Collected data entries >>
————

# voxel-tracer/ag-pathtracer

Measured on AMD Instinct MI355X. Metric: Mrays/sec (primary+secondary) at 1080p/64spp, higher is better.
Workload: dtype f32; 1 GPU; BASELINE configs[2]: Sponza-class closed atrium, 258672 tris / 37 primitives / 35 Disney materials, 1920x1080, 64 spp, PathTracer MaxDepth=5, NEE+MIS; triangles=258672, spp=64

## Files before the change

### ag-pathtracer_amd/csrc/agpt_api.hip

```cpp
#include <hip/hip_runtime.h>

#include <algorithm>
#include <cmath>
#include <cstdio>
#include <cstdlib>
#include <cstring>
#include <memory>
#include <string>
#include <vector>

#include "../../include/agpt.h"
#include "agpt_adaptive.h"
#include "agpt_bvh_device.h"
#include "agpt_denoise.h"
#include "agpt_host_scene.hpp"
#include "agpt_kernels.h"
#include "agpt_update.h"

#ifndef AGPT_FAST_STACK
#define AGPT_FAST_STACK 23
#endif
#ifndef AGPT_FAST_BLOCKS_PER_CU
#define AGPT_FAST_BLOCKS_PER_CU 5
#endif


namespace {

thread_local std::string g_error;

int fail(int code, const std::string& msg) {
    g_error = msg;
    return code;
}

}
namespace agpt {
int report_error(int code, const std::string& msg) { return fail(code, msg); }
}
namespace {

#define HIP_TRY(expr)                                                                                   \
    do {                                                                                                \
        hipError_t e_ = (expr);                                                                         \
        if (e_ != hipSuccess)                                                                           \
            return fail(AGPT_ERR_DEVICE, std::string(#expr) + ": " + hipGetErrorString(e_));           \
    } while (0)
// ... 28 lines not shown
    }
    void release() {
        if (p) (void)hipFree(p);
        p = nullptr;
        n = 0;
    }
};

}

#define AGPT_POOL_BUFFERS(X)                                                                                                  \
    X(float4, ext_o) X(float4, ext_d) X(float4, sh_o) X(float4, sh_d) X(float4, mis_o) X(float4, mis_d) X(float4, beta4)      \
    X(float4, L4) X(float4, fac4) X(float4, c1) X(float4, c2) X(DevHit, hit) X(DevHit, mis_hit) X(uint32_t, occluded)          \
    X(uint32_t, mis_ok)

struct agpt_ctx {
    int device = 0;
    hipStream_t stream = nullptr;
    int num_cus = 256;
    hipEvent_t ev[4] = {nullptr, nullptr, nullptr, nullptr};
    hipStream_t aux_stream[2] = {nullptr, nullptr};
    hipEvent_t aux_ev[3] = {nullptr, nullptr, nullptr};
    int multi_stream = 0;
    size_t pool_paths = 0;
#define X(T, name) DevBuf<T> name;
    AGPT_POOL_BUFFERS(X)
#undef X
    DevBuf<uint32_t> q[2][AGPT_NQUEUES];
    DevBuf<uint32_t> qcounts;
    DevBuf<uint32_t> work;
    DevBuf<DevCounters> counters;
    uint32_t* host_pinned = nullptr;
    int blocks_per_cu = 4;
    int shade_blocks_per_cu = 8;
    int fast_blocks_per_cu = AGPT_FAST_BLOCKS_PER_CU;
    DevBuf<uint32_t> spill;
    DevBuf<unsigned long long> cand_mask;
    DevBuf<uint32_t> cand_chunks;
    DevBuf<uint32_t> adapt_masks, adapt_blocks, adapt_list, adapt_words;
    DevBuf<float4> denoise_state;
    int refill = AGPT_REFILL;
    int refill_any = AGPT_REFILL_ANY;
    bool mis_closest = false;
    bool force_generic = false;
    std::vector<hipEvent_t> tev;
    size_t tev_used = 0;
// ... 70 lines not shown
}

static int trace_grid(const agpt_ctx* c) { return c->num_cus * c->blocks_per_cu; }
static int fast_grid(const agpt_ctx* c) { return c->num_cus * c->fast_blocks_per_cu; }

static bool use_fast_trace(const agpt_ctx* c, const DevScene& sc, int count) {
    return count != 1 && sc.n_prims <= 64 * AGPT_MAX_CHUNKS && !c->force_generic;
}

#define AGPT_SMALL_BATCH (48ull << 20)

struct TraceLaunch {
    hipStream_t stream;
    const uint32_t* queue;
    const uint32_t* count_ptr;
    uint32_t count_imm;
    uint32_t* work_head;
    const float4 *ro, *rd;
    DevHit* hits;
    uint32_t* occ;
    int count;
    bool small_batch;
    bool recast;
};

template <int MODE, bool COUNT, bool SPILL, bool PEEK>
static void launch_trace_fast(agpt_ctx* c, const DevScene& sc, const TraceLaunch& t) {
    const dim3 block(AGPT_BLOCK), g(fast_grid(c));
    const int refill = MODE == 0 ? c->refill : c->refill_any;
    if (sc.n_prims <= 64) {
        float4* ro_w = MODE == 0 && t.recast ? const_cast<float4*>(t.ro) : nullptr;
        float4* rd_w = MODE == 0 && t.recast ? const_cast<float4*>(t.rd) : nullptr;
        hipLaunchKernelGGL((k_trace_fast<MODE, AGPT_FAST_STACK, false, COUNT, SPILL, PEEK>), g, block, 0, t.stream, sc, t.queue, t.count_ptr,
                           t.count_imm, t.work_head, t.ro, t.rd, t.hits, t.occ, c->counters.p, refill, 0u, c->spill.p,
                           (const unsigned long long*)nullptr, (const uint32_t*)nullptr, ro_w, rd_w, (const float4*)c->beta4.p, c->L4.p);
        return;
    }
    const uint32_t stride = (uint32_t)c->pool_paths;
    if (c->cand_chunks.n < c->pool_paths || c->cand_mask.n < (size_t)((sc.n_prims + 63) / 64) * c->pool_paths) {
        c->note(hipErrorOutOfMemory);
        return;
    }
    hipLaunchKernelGGL((k_candidates<MODE>), dim3(c->num_cus * 8), block, 0, t.stream, sc, t.queue, t.count_ptr, t.count_imm, t.ro, t.rd,
                       c->cand_mask.p, c->cand_chunks.p, stride);
    hipLaunchKernelGGL((k_trace_fast<MODE, AGPT_FAST_STACK, true, COUNT, SPILL, PEEK>), g, block, 0, t.stream, sc, t.queue, t.count_ptr,
                       t.count_imm, t.work_head, t.ro, t.rd, t.hits, t.occ, c->counters.p, refill, stride, c->spill.p,
                       (const unsigned long long*)c->cand_mask.p, (const uint32_t*)c->cand_chunks.p, (float4*)nullptr, (float4*)nullptr,
                       (const float4*)nullptr, (float4*)nullptr);
}

template <bool ANY, bool COUNT, int DEPTH>
static void launch_trace_generic(agpt_ctx* c, int grid, const DevScene& sc, const TraceLaunch& t) {
    hipLaunchKernelGGL((k_trace<ANY, COUNT, DEPTH>), dim3(grid), dim3(AGPT_BLOCK), 0, t.stream, sc, t.queue, t.count_ptr, t.count_imm,
                       t.work_head, t.ro, t.rd, t.hits, t.occ, c->counters.p);
}

template <int MODE>
static void launch_trace(agpt_ctx* c, const DevScene& sc, const TraceLaunch& t) {
// ... 58 lines not shown

extern "C" {

const char* agpt_last_error(void) { return g_error.c_str(); }
int agpt_version(void) { return 1; }

int agpt_init(int device, agpt_ctx** out) {
    if (!out) return fail(AGPT_ERR_INVALID, "agpt_init: out is NULL");
    int n = 0;
    hipError_t e = hipGetDeviceCount(&n);
    if (e != hipSuccess || n == 0)
        return fail(AGPT_ERR_DEVICE, "agpt_init: no HIP device (the MI355X path has no CPU fallback)");
    if (device < 0 || device >= n) return fail(AGPT_ERR_INVALID, "agpt_init: bad device index");
    HIP_TRY(hipSetDevice(device));
    std::unique_ptr<agpt_ctx> c(new agpt_ctx());
    c->device = device;
    hipDeviceProp_t prop;
    HIP_TRY(hipGetDeviceProperties(&prop, device));
    c->num_cus = prop.multiProcessorCount > 0 ? prop.multiProcessorCount : 256;
    for (auto& ev : c->ev) HIP_TRY(hipEventCreate(&ev));
    for (auto& st : c->aux_stream) HIP_TRY(hipStreamCreateWithFlags(&st, hipStreamNonBlocking));
    for (auto& ev : c->aux_ev) HIP_TRY(hipEventCreateWithFlags(&ev, hipEventDisableTiming));
    if (const char* ms = getenv("AGPT_MULTI_STREAM")) c->multi_stream = atoi(ms);
    HIP_TRY(hipHostMalloc((void**)&c->host_pinned, 2 * AGPT_NQUEUES * AGPT_QSTRIDE * sizeof(uint32_t)));
    const char* fg = getenv("AGPT_FORCE_GENERIC");
    c->force_generic = fg && fg[0] == '1';
    if (const char* mc = getenv("AGPT_MIS_CLOSEST")) c->mis_closest = mc[0] == '1';
    if (const char* bp = getenv("AGPT_BLOCKS_PER_CU")) c->fast_blocks_per_cu = std::max(1, atoi(bp));
    if (const char* sb = getenv("AGPT_SHADE_BLOCKS_PER_CU")) c->shade_blocks_per_cu = std::min(64, std::max(1, atoi(sb)));
    if (const char* rf = getenv("AGPT_REFILL")) c->refill = std::min(64, std::max(1, atoi(rf)));
    if (const char* rf = getenv("AGPT_REFILL_ANY")) c->refill_any = std::min(64, std::max(1, atoi(rf)));
    *out = c.release();
    return AGPT_OK;
}

int agpt_set_stream(agpt_ctx* c, void* s) {
    if (!c) return fail(AGPT_ERR_INVALID, "agpt_set_stream: ctx is NULL");
    c->stream = (hipStream_t)s;
    return AGPT_OK;
}
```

————

EXERCISE AIM >> Your response should hold the lines from the first line of the entries above through the line with "## Files before the change", each retyped exactly, and nothing else.

YOUR SOLUTION >>
# voxel-tracer/ag-pathtracer

Measured on AMD Instinct MI355X. Metric: Mrays/sec (primary+secondary) at 1080p/64spp, higher is better.
Workload: dtype f32; 1 GPU; BASELINE configs[2]: Sponza-class closed atrium, 258672 tris / 37 primitives / 35 Disney materials, 1920x1080, 64 spp, PathTracer MaxDepth=5, NEE+MIS; triangles=258672, spp=64

## Files before the change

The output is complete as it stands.